WORK TO BE COMPLETED: Each line of the data below must be reproduced without any change.

Stored items:
extern "C" int hopsx_mnist_persist(const uint64_t* p, int np, const long* iv, int ni, const float* fv, int nf,
                                   hipStream_t st) {
  using namespace mnistp;
  if (np < 18 || ni < 18 || nf < 8) return (int)hipErrorInvalidValue;
  if (iv[11] != B || iv[10] < 1 || iv[8] < 1) return (int)hipErrorInvalidValue;
  const int world = (int)iv[13], rank = (int)iv[14];
  if (world < 1 || world > XMAX || rank < 0 || rank >= world) return (int)hipErrorInvalidValue;
  const bool dp = world > 1;
  if (dp && np < 19 + 2 * world) return (int)hipErrorInvalidValue;
  Args a{};
  a.master = (float*)p[0];
  a.shadow = (bf16_raw*)p[1];
  a.s1 = (float*)p[2];
  a.s2 = (float*)p[3];
  a.xs = (const unsigned char*)p[4];
  a.ys = (const long long*)p[5];
  a.cursor = (long long*)p[6];
  a.rng = (unsigned long long*)p[7];
  a.step_dev = (float*)p[8];
  a.hp_dev = (const float*)p[9];
  a.slabA = (float*)p[10];
  a.slabB = (float*)p[11];
  a.slabC = (float*)p[12];
  a.slabD = (float*)p[13];
  a.flags = (unsigned*)p[14];
  a.err = (unsigned*)p[15];
  a.out = (float*)p[16];
  a.dbg = (unsigned long long*)p[17];
  if (((uint64_t)a.slabC & 127) || ((uint64_t)a.slabD & 127)) return (int)hipErrorInvalidValue;
  for (int k = 0; k < 8; ++k) a.off[k] = iv[k];
  a.nbatch = iv[8];
  a.salt = (unsigned)iv[9];
  a.nsteps = (int)iv[10];
  a.acquire = (int)iv[12];
  a.world = world;
  a.rank = rank;
  a.loopback = (int)iv[15];
  a.xfence = (int)iv[17];
  a.tmo = (long long)iv[16] * 100000ll;
  a.tmo0 = a.tmo;
  static int kn_ok = 0, kn_pollw, kn_stagger, kn_a, kn_b, kn_c, kn_d, kn_head1w, kn_memset, kn_coop;
  static int kn_tagged, kn_gate, kn_poll1, kn_prog, kn_fill, kn_fmax;
  static long kn_start_ms;
  if (!kn_ok || g_persist_reload) {
    auto pw = [&](const char* name, long dflt) {
      const long v = hopsx_env_int(name, dflt);
      return (int)(v >= 1 && v <= 4 ? v : 1);
    };
    kn_pollw = pw("HOPSX_PERSIST_POLLW", 1);
    kn_stagger = (int)hopsx_env_int("HOPSX_PERSIST_STAGGER", 12);
    kn_a = pw("HOPSX_PERSIST_POLLW_A", kn_pollw);
    kn_b = pw("HOPSX_PERSIST_POLLW_B", kn_pollw);
    kn_c = pw("HOPSX_PERSIST_POLLW_C", 4);
    kn_d = pw("HOPSX_PERSIST_POLLW_D", kn_pollw);
    kn_head1w = (int)hopsx_env_int("HOPSX_PERSIST_HEAD1W", 1);
    kn_memset = (int)hopsx_env_int("HOPSX_PERSIST_MEMSET", 0);
    kn_coop = (int)hopsx_env_int("HOPSX_PERSIST_COOP", 0);
    kn_start_ms = hopsx_env_int("HOPSX_PERSIST_START_MS", 50);
    kn_tagged = hopsx_env_int("HOPSX_PERSIST_TAGGED", 1) != 0;
    const long gt = hopsx_env_int("HOPSX_PERSIST_GATE", NHEAD / 2);
    kn_gate = (int)(gt >= 1 && gt <= NHEAD ? gt : NHEAD / 2);
    kn_poll1 = hopsx_env_int("HOPSX_PERSIST_POLL1", 1) != 0;
    kn_prog = (int)(hopsx_env_int("HOPSX_PERSIST_PROG", 3) & 2);
    kn_fill = (int)(hopsx_env_int("HOPSX_PERSIST_FILL", 3) & 3);
    const long fm = hopsx_env_int("HOPSX_PERSIST_FILL_MAX", NFCH);
    kn_fmax = (int)(fm >= 0 && fm <= NFCH ? fm : NFCH);
    kn_ok = 1;
    g_persist_reload = 0;
  }
  a.pollw = kn_pollw;
  a.stagger = kn_stagger;
  a.pollw_a = kn_a;
  a.pollw_b = kn_b;
  a.pollw_c = kn_c;
  a.pollw_d = kn_d;
  a.head1w = kn_head1w;
  a.hand = kn_tagged | (kn_poll1 << 1) | (kn_prog << 2) | (kn_gate << 8) | (kn_fill << 16) | (kn_fmax << HAND_FMAX_SHIFT);
  if (kn_start_ms > 0 && kn_start_ms * 100000ll < a.tmo) a.tmo0 = kn_start_ms * 100000ll;
  a.inv_gb = 1.f / (float)(world * B);
  if (dp) {
    a.xstep = (long long*)p[18];
    for (int r = 0; r < world; ++r) {
      a.xbuf[r] = (unsigned char*)p[19 + r];
      a.xflag[r] = (unsigned*)p[19 + world + r];
      if (!a.xbuf[r] || !a.xflag[r] || ((uint64_t)a.xbuf[r] & 15)) return (int)hipErrorInvalidValue;
    }
  }
  a.drop_p = fv[0];
  a.xscale = fv[1];
  a.xshift = fv[2];
  a.hp = OptHP{fv[3], fv[4], fv[5], fv[6], fv[7], 0.f, 0.f, 0.f};
  static bool attr[2] = {false, false};
  const void* fn = dp ? (const void*)mnist_persist_k<true> : (const void*)mnist_persist_k<false>;
  if (!attr[dp]) {
    const hipError_t e = hipFuncSetAttribute(fn, hipFuncAttributeMaxDynamicSharedMemorySize, LDS_BYTES);
    if (e != hipSuccess) return (int)e;
    attr[dp] = true;
  }
  if (kn_memset) {
    const hipError_t e = hipMemsetAsync(a.flags, 0, FL_WORDS * sizeof(unsigned), st);
    if (e != hipSuccess) return (int)e;
  }
  if (kn_coop) {
    void* kargs[] = {(void*)&a};
    const hipError_t e = hipLaunchCooperativeKernel(fn, dim3(GRID), dim3(256), kargs, LDS_BYTES, st);
    if (e != hipSuccess) {
      (void)hipGetLastError();
      return (int)e;
    }
    return (int)hipSuccess;
  }
  if (dp)
    hipLaunchKernelGGL(mnist_persist_k<true>, dim3(GRID), dim3(256), LDS_BYTES, st, a);
  else
    hipLaunchKernelGGL(mnist_persist_k<false>, dim3(GRID), dim3(256), LDS_BYTES, st, a);
  return (int)hipGetLastError();
}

RESPONSE TO THE TASK:
extern "C" int hopsx_mnist_persist(const uint64_t* p, int np, const long* iv, int ni, const float* fv, int nf,
                                   hipStream_t st) {
  using namespace mnistp;
  if (np < 18 || ni < 18 || nf < 8) return (int)hipErrorInvalidValue;
  if (iv[11] != B || iv[10] < 1 || iv[8] < 1) return (int)hipErrorInvalidValue;
  const int world = (int)iv[13], rank = (int)iv[14];
  if (world < 1 || world > XMAX || rank < 0 || rank >= world) return (int)hipErrorInvalidValue;
  const bool dp = world > 1;
  if (dp && np < 19 + 2 * world) return (int)hipErrorInvalidValue;
  Args a{};
  a.master = (float*)p[0];
  a.shadow = (bf16_raw*)p[1];
  a.s1 = (float*)p[2];
  a.s2 = (float*)p[3];
  a.xs = (const unsigned char*)p[4];
  a.ys = (const long long*)p[5];
  a.cursor = (long long*)p[6];
  a.rng = (unsigned long long*)p[7];
  a.step_dev = (float*)p[8];
  a.hp_dev = (const float*)p[9];
  a.slabA = (float*)p[10];
  a.slabB = (float*)p[11];
  a.slabC = (float*)p[12];
  a.slabD = (float*)p[13];
  a.flags = (unsigned*)p[14];
  a.err = (unsigned*)p[15];
  a.out = (float*)p[16];
  a.dbg = (unsigned long long*)p[17];
  if (((uint64_t)a.slabC & 127) || ((uint64_t)a.slabD & 127)) return (int)hipErrorInvalidValue;
  for (int k = 0; k < 8; ++k) a.off[k] = iv[k];
  a.nbatch = iv[8];
  a.salt = (unsigned)iv[9];
  a.nsteps = (int)iv[10];
  a.acquire = (int)iv[12];
  a.world = world;
  a.rank = rank;
  a.loopback = (int)iv[15];
  a.xfence = (int)iv[17];
  a.tmo = (long long)iv[16] * 100000ll;
  a.tmo0 = a.tmo;
  static int kn_ok = 0, kn_pollw, kn_stagger, kn_a, kn_b, kn_c, kn_d, kn_head1w, kn_memset, kn_coop;
  static int kn_tagged, kn_gate, kn_poll1, kn_prog, kn_fill, kn_fmax;
  static long kn_start_ms;
  if (!kn_ok || g_persist_reload) {
    auto pw = [&](const char* name, long dflt) {
      const long v = hopsx_env_int(name, dflt);
      return (int)(v >= 1 && v <= 4 ? v : 1);
    };
    kn_pollw = pw("HOPSX_PERSIST_POLLW", 1);
    kn_stagger = (int)hopsx_env_int("HOPSX_PERSIST_STAGGER", 12);
    kn_a = pw("HOPSX_PERSIST_POLLW_A", kn_pollw);
    kn_b = pw("HOPSX_PERSIST_POLLW_B", kn_pollw);
    kn_c = pw("HOPSX_PERSIST_POLLW_C", 4);
    kn_d = pw("HOPSX_PERSIST_POLLW_D", kn_pollw);
    kn_head1w = (int)hopsx_env_int("HOPSX_PERSIST_HEAD1W", 1);
    kn_memset = (int)hopsx_env_int("HOPSX_PERSIST_MEMSET", 0);
    kn_coop = (int)hopsx_env_int("HOPSX_PERSIST_COOP", 0);
    kn_start_ms = hopsx_env_int("HOPSX_PERSIST_START_MS", 50);
    kn_tagged = hopsx_env_int("HOPSX_PERSIST_TAGGED", 1) != 0;
    const long gt = hopsx_env_int("HOPSX_PERSIST_GATE", NHEAD / 2);
    kn_gate = (int)(gt >= 1 && gt <= NHEAD ? gt : NHEAD / 2);
    kn_poll1 = hopsx_env_int("HOPSX_PERSIST_POLL1", 1) != 0;
    kn_prog = (int)(hopsx_env_int("HOPSX_PERSIST_PROG", 3) & 2);
    kn_fill = (int)(hopsx_env_int("HOPSX_PERSIST_FILL", 3) & 3);
    const long fm = hopsx_env_int("HOPSX_PERSIST_FILL_MAX", NFCH);
    kn_fmax = (int)(fm >= 0 && fm <= NFCH ? fm : NFCH);
    kn_ok = 1;
    g_persist_reload = 0;
  }
  a.pollw = kn_pollw;
  a.stagger = kn_stagger;
  a.pollw_a = kn_a;
  a.pollw_b = kn_b;
  a.pollw_c = kn_c;
  a.pollw_d = kn_d;
  a.head1w = kn_head1w;
  a.hand = kn_tagged | (kn_poll1 << 1) | (kn_prog << 2) | (kn_gate << 8) | (kn_fill << 16) | (kn_fmax << HAND_FMAX_SHIFT);
  if (kn_start_ms > 0 && kn_start_ms * 100000ll < a.tmo) a.tmo0 = kn_start_ms * 100000ll;
  a.inv_gb = 1.f / (float)(world * B);
  if (dp) {
    a.xstep = (long long*)p[18];
    for (int r = 0; r < world; ++r) {
      a.xbuf[r] = (unsigned char*)p[19 + r];
      a.xflag[r] = (unsigned*)p[19 + world + r];
      if (!a.xbuf[r] || !a.xflag[r] || ((uint64_t)a.xbuf[r] & 15)) return (int)hipErrorInvalidValue;
    }
  }
  a.drop_p = fv[0];
  a.xscale = fv[1];
  a.xshift = fv[2];
  a.hp = OptHP{fv[3], fv[4], fv[5], fv[6], fv[7], 0.f, 0.f, 0.f};
  static bool attr[2] = {false, false};
  const void* fn = dp ? (const void*)mnist_persist_k<true> : (const void*)mnist_persist_k<false>;
  if (!attr[dp]) {
    const hipError_t e = hipFuncSetAttribute(fn, hipFuncAttributeMaxDynamicSharedMemorySize, LDS_BYTES);
    if (e != hipSuccess) return (int)e;
    attr[dp] = true;
  }
  if (kn_memset) {
    const hipError_t e = hipMemsetAsync(a.flags, 0, FL_WORDS * sizeof(unsigned), st);
    if (e != hipSuccess) return (int)e;
  }
  if (kn_coop) {
    void* kargs[] = {(void*)&a};
    const hipError_t e = hipLaunchCooperativeKernel(fn, dim3(GRID), dim3(256), kargs, LDS_BYTES, st);
    if (e != hipSuccess) {
      (void)hipGetLastError();
      return (int)e;
    }
    return (int)hipSuccess;
  }
  if (dp)
    hipLaunchKernelGGL(mnist_persist_k<true>, dim3(GRID), dim3(256), LDS_BYTES, st, a);
  else
    hipLaunchKernelGGL(mnist_persist_k<false>, dim3(GRID), dim3(256), LDS_BYTES, st, a);
  return (int)hipGetLastError();
}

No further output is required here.